# RS*R Ti2000 Springs Installed



## Ruben (Oct 15, 2002)

They lower the car .6 of an inch, 345 Lbs/in (front) | 417 Lbs/in (rear) vs. Stock 310lbs/in (Front) and 350 lbs/in (Rear). I went with these for two reasons, the small amount of drop, and the reduced weight. The OEMs are 30-40% heavier. The Ti2000s are 22lbs shipping weight inlcuding the box. I didn't get a chance to put them on the scale the difference is noticable when 
driving, and its huge when you have the OEMs in your hand.

More info here http://www.rs-r.com/suspension_springs.htm

Ride is actaully smoother, as it seemes to absorb bumps better, lese jittery, and feels much more planted.
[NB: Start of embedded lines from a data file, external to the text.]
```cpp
int gsplat_context_accumulate_contributions(gsplat_context *c, int num_gaussians, float *weight_sum, float *weight_max,
                                            int *pixels, void *stream) {
  GS_REQUIRE(c != nullptr, "null context");
  GS_REQUIRE(weight_sum || weight_max || pixels, "no statistic asked for: weight_sum, weight_max and pixels are all NULL");
  GS_REQUIRE(c->lists_ready, "no forward pass recorded in this context");
  GS_REQUIRE(num_gaussians == c->N, "does not match the recorded forward");
  if (weight_sum) GS_REQUIRE_DEV(weight_sum);
  if (weight_max) GS_REQUIRE_DEV(weight_max);
  if (pixels) GS_REQUIRE_DEV(pixels);
  return gs::launch_contributions(c->recs.as<float4>(), c->sorted.as<int>(), c->ranges.as<int>(), c->n_px.as<int>(),
                                  c->c2g.as<int>(), c->width, c->height, weight_sum, weight_max, pixels,
                                  (hipStream_t)stream);
}

int gsplat_context_render_features(gsplat_context *c, int num_gaussians, int channels, const float *features, float *out,
                                   void *stream) {
  GS_REQUIRE(c != nullptr, "null context");
  GS_REQUIRE(c->lists_ready, "no forward pass recorded in this context");
  GS_REQUIRE(num_gaussians == c->N, "does not match the recorded forward");
  GS_REQUIRE(channels >= 1 && channels <= 512, "channels must be 1 .. 512");
  GS_REQUIRE_DEV(features);
  GS_REQUIRE_DEV(out);
  return gs::launch_features_fwd(c->recs.as<float4>(), c->sorted.as<int>(), c->ranges.as<int>(), c->n_px.as<int>(),
                                 c->c2g.as<int>(), c->width, c->height, channels, features, out, (hipStream_t)stream);
}

int gsplat_context_lift_features(gsplat_context *c, int num_gaussians, int channels, const float *map, float *lifted,
                                 void *stream) {
  GS_REQUIRE(c != nullptr, "null context");
  GS_REQUIRE(c->lists_ready, "no forward pass recorded in this context");
  GS_REQUIRE(num_gaussians == c->N, "does not match the recorded forward");
  GS_REQUIRE(channels >= 1 && channels <= 512, "channels must be 1 .. 512");
  GS_REQUIRE_DEV(map);
  GS_REQUIRE_DEV(lifted);
  return gs::launch_features_lift(c->recs.as<float4>(), c->sorted.as<int>(), c->ranges.as<int>(), c->n_px.as<int>(),
                                  c->c2g.as<int>(), c->width, c->height, channels, map, lifted, (hipStream_t)stream);
}

int gsplat_context_features_backward(gsplat_context *c, int num_gaussians, int channels, const float *features,
                                     const float *grad_map, void *stream) {
  GS_REQUIRE(c != nullptr, "null context");
  GS_REQUIRE(c->lists_ready, "no forward pass recorded in this context");
  GS_REQUIRE(c->have_forward && c->rows_ready,
             "gsplat_backward_render has not run for this forward pass: the feature term is added to its gradient rows");
  GS_REQUIRE(num_gaussians == c->N, "does not match the recorded forward");
  GS_REQUIRE(channels >= 1 && channels <= 512, "channels must be 1 .. 512");
  GS_REQUIRE(features != nullptr && gs::check_device_ptr(features, "features", __func__) == GSPLAT_OK,
// ... 22 lines not shown
  return GSPLAT_OK;
}

int gsplat_context_set_binning_route(gsplat_context *c, int route) {
  GS_REQUIRE(c != nullptr, "null context");
  GS_REQUIRE(route >= 0 && route <= 2, "route: 0 auto, 1 counting sort, 2 radix sorts");
  c->forced_route = route;
  return GSPLAT_OK;
}

int gsplat_context_set_segment_options(gsplat_context *c, int poll_budget, int thin_layer_blocks, float gate) {
  GS_REQUIRE(c != nullptr, "null context");
  if (poll_budget >= 0) c->fseg_poll_budget = poll_budget > 0 ? poll_budget : 1;
  if (thin_layer_blocks >= 0) c->fseg_thin_layer = thin_layer_blocks;
  if (gate >= 0.0f) c->fseg_gate = gate;
  return GSPLAT_OK;
}

int gsplat_context_set_timing_stages(gsplat_context *c, unsigned int stage_mask) {
  GS_REQUIRE(c != nullptr, "null context");
  if (stage_mask && !c->ev[0][0]) {
    for (int a = 0; a < gsplat_context::kSlots; ++a)
      for (int b = 0; b < 2 * gsplat_context::kStages; ++b) GS_HIP(hipEventCreate(&c->ev[a][b]));
  }
  GS_HIP(hipDeviceSynchronize());
  for (int a = 0; a < gsplat_context::kSlots; ++a) c->harvest(a);
  for (int k = 0; k < gsplat_context::kStages; ++k) { c->stage_ms[k] = 0; c->stage_n[k] = 0; }
  c->timing = stage_mask & ((1u << gsplat_context::kStages) - 1u);
  return GSPLAT_OK;
}

int gsplat_context_get_counters(gsplat_context *c, long long *out, int n) {
  GS_REQUIRE(c && out && n >= 0, "null argument");
  long long fmax = c->fig.max, fsum = c->fig.sum;
  unsigned int best = 0;
  for (int sl = 0; sl < 2; ++sl) {
    const unsigned long long w0 = __atomic_load_n(&c->h_pub[8 + 4 * sl], __ATOMIC_RELAXED);
    const unsigned long long w1 = __atomic_load_n(&c->h_pub[9 + 4 * sl], __ATOMIC_RELAXED);
    const unsigned int tag = (unsigned int)(w0 >> 32);
    if (tag != 0 && tag == (unsigned int)(w1 >> 32) && tag >= best && tag <= (unsigned int)(c->ticket & 0xFFFFFFFFull)) {
      best = tag; fmax = (long long)(int)(unsigned int)w0; fsum = (long long)(int)(unsigned int)w1;
    }
  }
  int fallbacks = 0;
  if (n > 9 && c->counters.ptr) GS_HIP(hipMemcpy(&fallbacks, c->fseg_fallbacks(), sizeof(int), hipMemcpyDeviceToHost));
  long long useful = 0;
  if (n > 11 && c->compact_written && c->have_forward) {
    const size_t tiles = (size_t)((c->width + 15) / 16) * ((c->height + 15) / 16);
    std::vector<int> h(tiles);
    GS_HIP(hipDeviceSynchronize());
    GS_HIP(hipMemcpy(h.data(), c->tile_useful.ptr, tiles * sizeof(int), hipMemcpyDeviceToHost));
    for (int u : h) useful += u;
  }
  const long long v[12] = {c->n_forwards, c->n_tail_redone, c->n_compact_walks, c->n_instance_growths, c->n_ordered_backwards,
                           (long long)c->n_segmented_backwards, (long long)c->n_segmented_forwards, fmax, fsum, fallbacks,
                           c->n_compact_backwards, useful};
  for (int k = 0; k < n && k < 12; ++k) out[k] = v[k];
  return 12;
}

int gsplat_context_set_render_only(gsplat_context *c, int enabled) {
  GS_REQUIRE(c != nullptr, "null context");
  c->render_only = enabled != 0;
  if (c->render_only) c->have_forward = false;
  return GSPLAT_OK;
}

int gsplat_context_set_preprocess_split(gsplat_context *c, int mode) {
  GS_REQUIRE(c != nullptr, "null context");
  GS_REQUIRE(mode >= 0 && mode <= 2, "mode: 0 one kernel, 1 two kernels in sequence, 2 two kernels side by side");
  c->pre_split = mode;
  return GSPLAT_OK;
}

int gsplat_context_set_lean_forward(gsplat_context *c, int enabled) {
  GS_REQUIRE(c != nullptr, "null context");
  c->lean = enabled != 0;
  return GSPLAT_OK;
}

int gsplat_context_set_timing(gsplat_context *c, int enabled) {
  return gsplat_context_set_timing_stages(c, enabled ? ~0u : 0u);
}

int gsplat_context_get_timing(gsplat_context *c, double *stage_ms_sum, long long *stage_count, int max_stages) {
  GS_REQUIRE(c && stage_ms_sum && stage_count, "null argument");
  GS_HIP(hipDeviceSynchronize());
  for (int a = 0; a < gsplat_context::kSlots; ++a) c->harvest(a);
  for (int k = 0; k < max_stages && k < gsplat_context::kStages; ++k) {
    stage_ms_sum[k] = c->stage_ms[k];
    stage_count[k] = c->stage_n[k];
  }
  return gsplat_context::kStages;
}

}
```

3dgs_amd/csrc/gs_fused.hip:

```cpp
#include <cmath>
#include <algorithm>

#include "gs_context.h"
#include "gs_launch.h"
#include "gs_pergaussian_args.h"

extern "C" {

struct FwdCall {
  const gsplat_gaussians *g; const gsplat_camera *cam; const gsplat_raster_config *cfg;
  float bg; hipStream_t st;
  int l_max, N, W, H, ntx, nty, num_tiles;
  float tan_fovx, tan_fovy;
  bool compact;
  bool beside;
  bool ro, mid;
  bool sparse, keys_ok;
  int *bin_table;
  unsigned long long ticket;
  gs::DepthMaps dmap;
  bool join_pending;
  bool segmented_this_forward;
};
static int check_forward_args(const gsplat_context *c, const gsplat_gaussians *g, const gsplat_camera *cam,
                              const gsplat_raster_config *cfg, int l_max) {
  static const char fn[] = "gsplat_rasterize_image";
  GS_REQUIRE_IN(fn, c && g && cam && cfg, "null argument struct");
  GS_REQUIRE_IN(fn, l_max >= 0 && l_max <= 3, "l_max must be 0..3");
  const int N = g->num_gaussians, W = cam->width, H = cam->height;
  GS_REQUIRE_IN(fn, N > 0, "num_gaussians must be positive");
  if (N > c->max_gaussians || W > c->max_width || H > c->max_height || W <= 0 || H <= 0) {
    gs::set_error("gsplat_rasterize_image: %d gaussians / %dx%d exceed the context capacity %d / %dx%d", N, W, H,
                  c->max_gaussians, c->max_width, c->max_height);
    return GSPLAT_ERR_CAPACITY;
  }
  GS_REQUIRE_DEV_IN(fn, g->xyz); GS_REQUIRE_DEV_IN(fn, g->rgb); GS_REQUIRE_DEV_IN(fn, g->opacity); GS_REQUIRE_DEV_IN(fn, g->scale);
  GS_REQUIRE_DEV_IN(fn, g->quaternion); GS_REQUIRE_DEV_IN(fn, cam->view); GS_REQUIRE_DEV_IN(fn, cam->proj);
  if (l_max > 0) GS_REQUIRE_DEV_IN(fn, g->sh);
  GS_REQUIRE_IN(fn, ((uintptr_t)g->quaternion & 15) == 0, "quaternion must be 16-byte aligned");
  GS_REQUIRE_IN(fn, !(c->antialiased && c->pre_split),
                "anti-aliased mode has no two-kernel forward (gsplat_context_set_preprocess_split / GSPLAT_PRE_SPLIT must be 0)");
  GS_REQUIRE_IN(fn, N <= (64 << 20), "more than 64 Mi gaussians: the cull's per-slice ballots would not fit its LDS");
  return GSPLAT_OK;
}

static int reclaim_outputs(gsplat_context *c, hipStream_t st) {
  c->have_forward = c->lists_ready = c->rows_ready = c->order_ready = c->depth_ready = c->rows_depth = c->rows_abs = false;
  c->depth_inverse_ready = c->depth_moment_ready = false;
  gs::pool_unwatch(&c->last_mask);
  c->last_mask = nullptr;
  gs::DeviceBuffer *outs[13];
  c->forward_outputs(outs);
  for (gs::DeviceBuffer *b : outs)
    if (b->ptr == nullptr) {
      const int r = b->reserve_again(st);
      if (r) return r;
      if (b == &c->sorted) GS_HIP(hipMemsetAsync(b->ptr, 0, b->bytes, st));
    }
  return GSPLAT_OK;
}

static int plan_forward_call(gsplat_context *c, const gsplat_gaussians *g, const gsplat_camera *cam,
                             const gsplat_raster_config *cfg, float bg_color, int l_max, hipStream_t st, FwdCall &f) {
  int rc = GSPLAT_OK;
  f = {}; f.g = g; f.cam = cam; f.cfg = cfg; f.bg = bg_color; f.l_max = l_max; f.st = st;
  f.N = g->num_gaussians; f.W = cam->width; f.H = cam->height;
  f.ntx = (f.W + 15) / 16; f.nty = (f.H + 15) / 16; f.num_tiles = f.ntx * f.nty;
  f.tan_fovx = (float)f.W / (2.0f * cam->focal_x); f.tan_fovy = (float)f.H / (2.0f * cam->focal_y);
  if (c->depth) {
    if ((rc = c->depth_map.reserve((size_t)f.W * f.H * sizeof(float), st))) return rc;
    f.dmap.xyz_c = c->xyz_c.as<float>(); f.dmap.depth = c->depth_map.as<float>();
    f.dmap.inverse = c->depth_inverse; f.dmap.moment = c->depth_moment;
    if (c->depth_moment) {
      if ((rc = c->depth2_map.reserve((size_t)f.W * f.H * sizeof(float), st))) return rc;
      f.dmap.depth2 = c->depth2_map.as<float>();
    }
  }
  f.compact = gs::compact_walk(c->N, c->M, f.N);
  if (f.compact && (rc = c->kept.reserve((size_t)c->max_gaussians * sizeof(int)))) return rc;
  f.beside = c->pre_split == 2 && l_max > 0;
  if (f.beside) {
    if ((rc = c->chunk_first.reserve(((size_t)gs::bin_chunks(c->max_gaussians) + gs::kBinThreads / 64 + 1) * sizeof(int)))) return rc;
    if (!c->pre_side) {
      int lo_prio = 0, hi_prio = 0;
      GS_HIP(hipDeviceGetStreamPriorityRange(&lo_prio, &hi_prio));
      GS_HIP(hipStreamCreateWithPriority(&c->pre_side, hipStreamNonBlocking, lo_prio));
      GS_HIP(hipEventCreateWithFlags(&c->ev_pre_fork, hipEventDisableTiming));
      GS_HIP(hipEventCreateWithFlags(&c->ev_pre_join, hipEventDisableTiming));
    }
  }
  f.ro = c->render_only; f.mid = !f.ro && !c->lean;
  const bool want_dense = c->forced_route == 2 || (c->forced_route == 0 && c->dense_route);
  f.sparse = !want_dense && gs::binning_supports_counting_sort(f.num_tiles);
  if (f.sparse) {
    if ((rc = c->bin_table.reserve(gs::binning_table_bytes(f.num_tiles)))) return rc;
    f.bin_table = c->bin_table.as<int>();
  }
  f.keys_ok = cfg->near_thresh >= 1e-30f; f.ticket = ++c->ticket;
  return GSPLAT_OK;
}

static int launch_cull(gsplat_context *c, const FwdCall &f) {
  c->mark(0, false, f.st);
  gs::CullArgs a = {};
  a.xyz = f.g->xyz; a.view = f.cam->view; a.proj = f.cam->proj;
  a.N = f.N; a.width = f.W; a.height = f.H;
  a.near_thresh = f.cfg->near_thresh; a.padding = f.cfg->cull_mask_padding;
  if (!c->lean) { a.xyz_c = c->xyz_c_all.as<float>(); a.uv = c->uv_all.as<float>(); }
  a.mask = c->mask.as<unsigned char>(); a.rank = c->rank.as<int>();
  a.slice_counts = c->slice_counts(); a.pair_counters = c->pair_counters();
  if (f.compact) a.kept = c->kept.as<int>();
  if (f.beside && !f.compact) a.chunk_first = c->chunk_first.as<int>();
  if (int rc = gs::launch_project_cull(a, f.st)) return rc;
  c->mark(0, true, f.st);
  return GSPLAT_OK;
}

static int launch_colour(gsplat_context *c, const FwdCall &f, hipStream_t cst) {
  if (f.l_max == 0) return GSPLAT_OK;
  gs::ShColourArgs a = {};
  a.g = *f.g;
  a.mask = c->mask.as<unsigned char>();
  a.slice_counts = c->slice_counts();
  if (f.compact) a.kept = c->kept.as<int>();
  else a.chunk_first = c->chunk_first.as<int>();
  for (int k = 0; k < 3; ++k) a.campos[k] = f.cam->campos[k];
  if (f.beside) {
    if (f.mid) a.rgb_out = c->rgb.as<float>();
    a.recs = c->recs.as<float4>();
  } else {
    a.rank = c->rank.as<int>();
    a.rgb_out = c->rgb.as<float>();
  }
  a.l_max = f.l_max; a.compact = f.compact;
  return gs::launch_sh_colour(a, cst);
}
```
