# ma921/SOBER

Hardware: AMD Instinct MI355X
Metric: recombination-step candidates/sec (N_rec=100000, N_nys=500, d=10, batch=100) (higher is better)
Workload: dtype f64

## Files before the change

include/sober_hip.h:

```cpp
#ifndef SOBER_HIP_H
#define SOBER_HIP_H

#include <stdint.h>

#ifdef __cplusplus
extern "C" {
#endif

#define SOBER_ABI_VERSION 7

#define SOBER_KIND_RBF       0
#define SOBER_KIND_MATERN52  1
#define SOBER_KIND_TANIMOTO  2

#define SOBER_E_ARG      -1
#define SOBER_E_DIM      -2
#define SOBER_E_WS       -3
#define SOBER_E_EXCHANGE -5

int sober_abi_version(void);
int sober_diag_build(void);
int sober_reload_switches(void);
int sober_level_job_size(void);
int sober_nystrom_job_size(void);

int sober_padded_dim(int d);
int sober_bit_words(int d);

int sober_mt19937_uniform53(uint8_t* state, int64_t state_bytes, int64_t numel, double* out);
int sober_box_muller(const double* u, int64_t numel, double* out, void* stream);

int sober_scale_points(const double* X, int64_t n, int d, int64_t ldx,
                       const double* lengthscale, int ls_len,
                       double* out, int dt, void* stream);

int sober_scale_points_idx(const double* X, const int32_t* idx, int64_t n, int d, int64_t ldx, const double* lengthscale,
                           int ls_len, double* out, int dt, const double* gather_src, double* gather_out, void* stream);
int sober_pack_bits(const double* X, int64_t n, int d, int64_t ldx,
                    uint64_t* words, int nwords, double* norms, int32_t* bad_flag, void* stream);

int sober_pairwise(int kind, const void* a, const double* a_norm, int64_t m,
                   const void* b, const double* b_norm, const int32_t* idx, int64_t n,
                   int dt, double outputscale, double* out, int64_t ldo, void* stream);

int sober_kernel_matvec(int kind, const void* a, const double* a_norm, const double* v, int64_t m,
                        const void* b, const double* b_norm, int64_t n,
                        int dt, double outputscale, double c0, double* out, void* stream);

int sober_level_reduce(int kind, const void* rows, const double* rows_norm, int n_rows,
                       const void* cand, const double* cand_norm, int dt,
                       const int32_t* idx, int64_t pos0, int64_t count, int S,
                       const double* mu, const double* wmul, double outputscale,
                       int n_chunks, double* partG, int ldg, int col0,
                       double* partTot, int64_t tot_limit, void* stream);
int sober_aug_dim(int d);
int sober_augment_plan(const double* X_nys, int64_t M, int64_t ld_nys, const double* X_obs, int64_t n_obs, int64_t ld_obs,
                       const double* X_cand, int64_t N, int64_t ld_cand, int d, const double* lengthscale, int ls_len,
                       double* center, double* rows_aug, double* cand_aug, int da, void* stream);
int sober_augment_points(const double* X, int64_t n, int d, int64_t ldx, const double* lengthscale,
                         int ls_len, const double* center, int side, double* out, int da, void* stream);
int sober_level_reduce_mfma(int kind, const double* rows, int n_rows, const double* cand, int da,
                            const int32_t* idx, int64_t pos0, int64_t count, int S,
                            const double* mu, const double* wmul, double outputscale,
                            int n_chunks, double* partG, int ldg, int col0,
                            double* partTot, int64_t tot_limit, void* stream);

int64_t sober_nonzero_ws_bytes(int64_t N);
int sober_nonzero_i32(const double* mu, int64_t N, int32_t* idx_out, int64_t* count_out, void* ws, int64_t ws_bytes,
                      void* stream);

int sober_level_chunks(int n_rows, int64_t pos0, int64_t count, int S);
int sober_level_parts_mfma(int n_rows, int64_t pos0, int64_t count, int S);
int sober_level_parts_mfma_cap(int n_rows, int64_t e_total_ub, int S);

int sober_sum_partials(const double* partG, const double* partTot, int n_chunks, int n_rows,
                       int ldg, int S, const double* extraG, const double* extraTot,
                       int n_xchunks, int n_xcols, double* G, int ldo, double* tot, void* stream);

int sober_dgemm(int transa, int transb, int m, int n, int k, double alpha,
                const double* A, int lda, const double* B, int ldb,
                double beta, double* C, int ldc, void* stream);

int sober_barycentres(const double* Xtr, int ldx, int n, int S, const double* tot,
                      double* X_tmp, void* stream);
int sober_dgemm_coldiv_t(int m, int n, int k, const double* A, int lda, const double* B, int ldb, const double* coldiv,
                         double* Ct, int ldct, void* stream);

int sober_level_update(const int32_t* idx_cur, int64_t pos0, int64_t count, int S, int64_t E,
                       const int32_t* keep_rank, const double* w_star, const double* tot,
                       int n_keep, double* mu, int32_t* idx_new, int64_t new_pos0, void* stream);

int sober_scatter_weights(const int32_t* idx_cur, const int32_t* sel, const double* w, int n_sel,
                          double* mu, int64_t* out_idx, void* stream);

int sober_gather_f64(const double* src, const int32_t* idx, int64_t n, double* out, void* stream);
int sober_final_scatter(const int32_t* idx, int n, const int32_t* keep_rank, const double* w_star,
                        int64_t row_offset, double* mu, int64_t* out_idx, double* out_w, void* stream);
int sober_final_commit(const int32_t* idx, int n, const int32_t* keep_rank, const double* w_star, const int32_t* n_keep,
                       int64_t row_offset, double* mu, int64_t N, int64_t* out_idx, double* out_w, void* stream);

int sober_i64_to_i32(const int64_t* in, int64_t n, int32_t* out, void* stream);

int sober_car_pivot_host(double* h_Phi, int N, int m, double* h_mu);
int sober_car_pivot_host_fast(double* h_Phi, int N, int m, double* h_mu);

int sober_car_supported(int N, int m);
int64_t sober_car_ws_bytes(int N, int m);
int sober_car_device(const double* X, int ldx, int N, int m, const double* mu_in,
                     int32_t* keep_rank, double* w_star, int32_t* n_keep, double* mu_out,
                     double* phi_out, void* ws, int64_t ws_bytes, void* stream);
int sober_probe_rcp(const double* x, double* out, int64_t n, void* stream);

#define SOBER_CAR_DEFAULT 0
#define SOBER_CAR_SAFE 1
int sober_car_safe_supported(int N, int m);
int sober_car_giveup_forced(void);
int sober_car_device_ex(const double* X, int ldx, int N, int m, const double* mu_in,
                        int32_t* keep_rank, double* w_star, int32_t* n_keep, double* mu_out,
                        double* phi_out, void* ws, int64_t ws_bytes, int mode, void* stream);
int sober_obj_set_sums(const double* obj, const double* mu, const int32_t* idx, int64_t pos0, int64_t count, int S, int64_t E,
                       double* out, void* stream);
int sober_second_elimination(const double* phi, const double* objp, const double* w1, const int32_t* rank1, int n1,
                             int Nsets, int32_t* keep_rank, double* w_star, int32_t* n_keep, void* stream);
int sober_null_vector_supported(int nfun);
int sober_null_vector(const double* X, int ldx, int Nsets, int nfun, const int32_t* rank1, const int32_t* n_keep1, int n1,
                      double* null_row, int32_t* status, void* stream);
int sober_second_elimination_rows(const double* null_row, const double* obj_row, const double* w1, const int32_t* rank1,
                                  const int32_t* n_keep1, const int32_t* status, int n1, int Nsets, int32_t* keep_rank,
                                  double* w_star, int32_t* n_keep, void* stream);
int sober_obj_set_sums_queued(const double* obj, const double* mu, const int32_t* idx, int S, const int64_t* dR, int64_t R_known,
                              const double* tot, double* xcol, int ldx, double* ocol, void* stream);

int sober_car_mc_supported(int N, int m);
int64_t sober_car_mc_ws_bytes(int N, int m);
int sober_car_mc_device(const double* X, int ldx, int N, int m, const double* mu_in,
                        int32_t* keep_rank, double* w_star, int32_t* n_keep, double* mu_out,
                        double* phi_out, void* ws, int64_t ws_bytes, void* stream);
int sober_car_big_supported(int N, int m);
int64_t sober_car_big_ws_bytes(int N, int m);
int sober_car_big_device(const double* X, int ldx, int N, int m, const double* mu_in,
                         int32_t* keep_rank, double* w_star, int32_t* n_keep, double* mu_out,
                         double* phi_out, void* ws, int64_t ws_bytes, void* stream);
int sober_mc_selftest(const double* in, double* out, void* stream);

int sober_chol_max_n(void);
int sober_nystrom_max_n(void);
int sober_cholesky_probe_batched(const double* src, int n, int ld_src, const double* shifts, int n_shifts,
                                 double* work, int32_t* info, double* min_pivot, void* xinv_ws, int64_t ws_bytes,
                                 void* stream);
int sober_cholesky(double* A, int n, int ld, double shift, int32_t* info, double* min_pivot, void* stream);
int sober_cholesky_inv(double* A, int n, int ld, double shift, int32_t* info, double* min_pivot, double* xinv,
                       void* stream);
int sober_cholesky_inv_ratio(double* A, int n, int ld, double shift, int32_t* info, double* min_pivot, double* xinv,
                             double* ratio_out, void* stream);
int sober_trsm_blocks(const double* Y, int64_t m, int q, int ldy, const double* L, int ldl, const double* Xinv,
                      double* Q, int ldq, void* stream);
int sober_cholesky_probe(const double* src, int n, int ld_src, const double* shifts, int n_shifts,
                         double* work, int32_t* info, void* stream);
int sober_cholesky_probe_piv(const double* src, int n, int ld_src, const double* shifts, int n_shifts,
                             double* work, int32_t* info, double* min_pivot, void* stream);

int64_t sober_cholesky_probe_mc_ws_bytes(int n, int n_shifts);
int sober_cholesky_probe_mc(const double* src, int n, int ld_src, const double* shifts, int n_shifts,
                            double* work, int32_t* info, double* min_pivot, void* ws, int64_t ws_bytes,
// ... 235 lines not shown
```

sober_amd/_engine.py:

```python
from __future__ import annotations

import os
import time
import warnings
from typing import Optional

import numpy as np
import torch

from . import _native as nat
from ._utils import SafeTensorOperator


class SoloComm:
    rank, world = 0, 1

    def allreduce_sum(self, *tensors):
        return

    def allgather_counts(self, n: int):
        return [n]

    def allgather_rows(self, t: torch.Tensor, counts):
        return t
# ... 165 lines not shown
    ES = E * S
    if p <= ES:
        return (p // S) * n_keep + kept_prefix[p % S]
    return E * n_keep + ((p - ES) if last_kept else 0)
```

The famous "bounce" is all but gone, although I didn't know what to call it when it was stock, after the springs you notice it immediately.

With my Hotchkis sway bars set at full firm, its a "real" sports car feel now.


----------



## JAMESZ (Mar 12, 2004)

I really like those springs. Most guys I know and most of the 350Zs I have driven have those springs. Are you going to get Konis or any other struts/shocks?


----------



## Ruben (Oct 15, 2002)

I'll be going Koni's when I think I need a change. Right now it feels just right.


----------



## Spongerider (Nov 18, 2002)

Don't forget your alignment!?


----------



## Ruben (Oct 15, 2002)

Done at install.


----------



## 3-fity (Nov 1, 2002)

Yeah those are nice and all, but everyone know the Hotchkis are better. :thumbup:


----------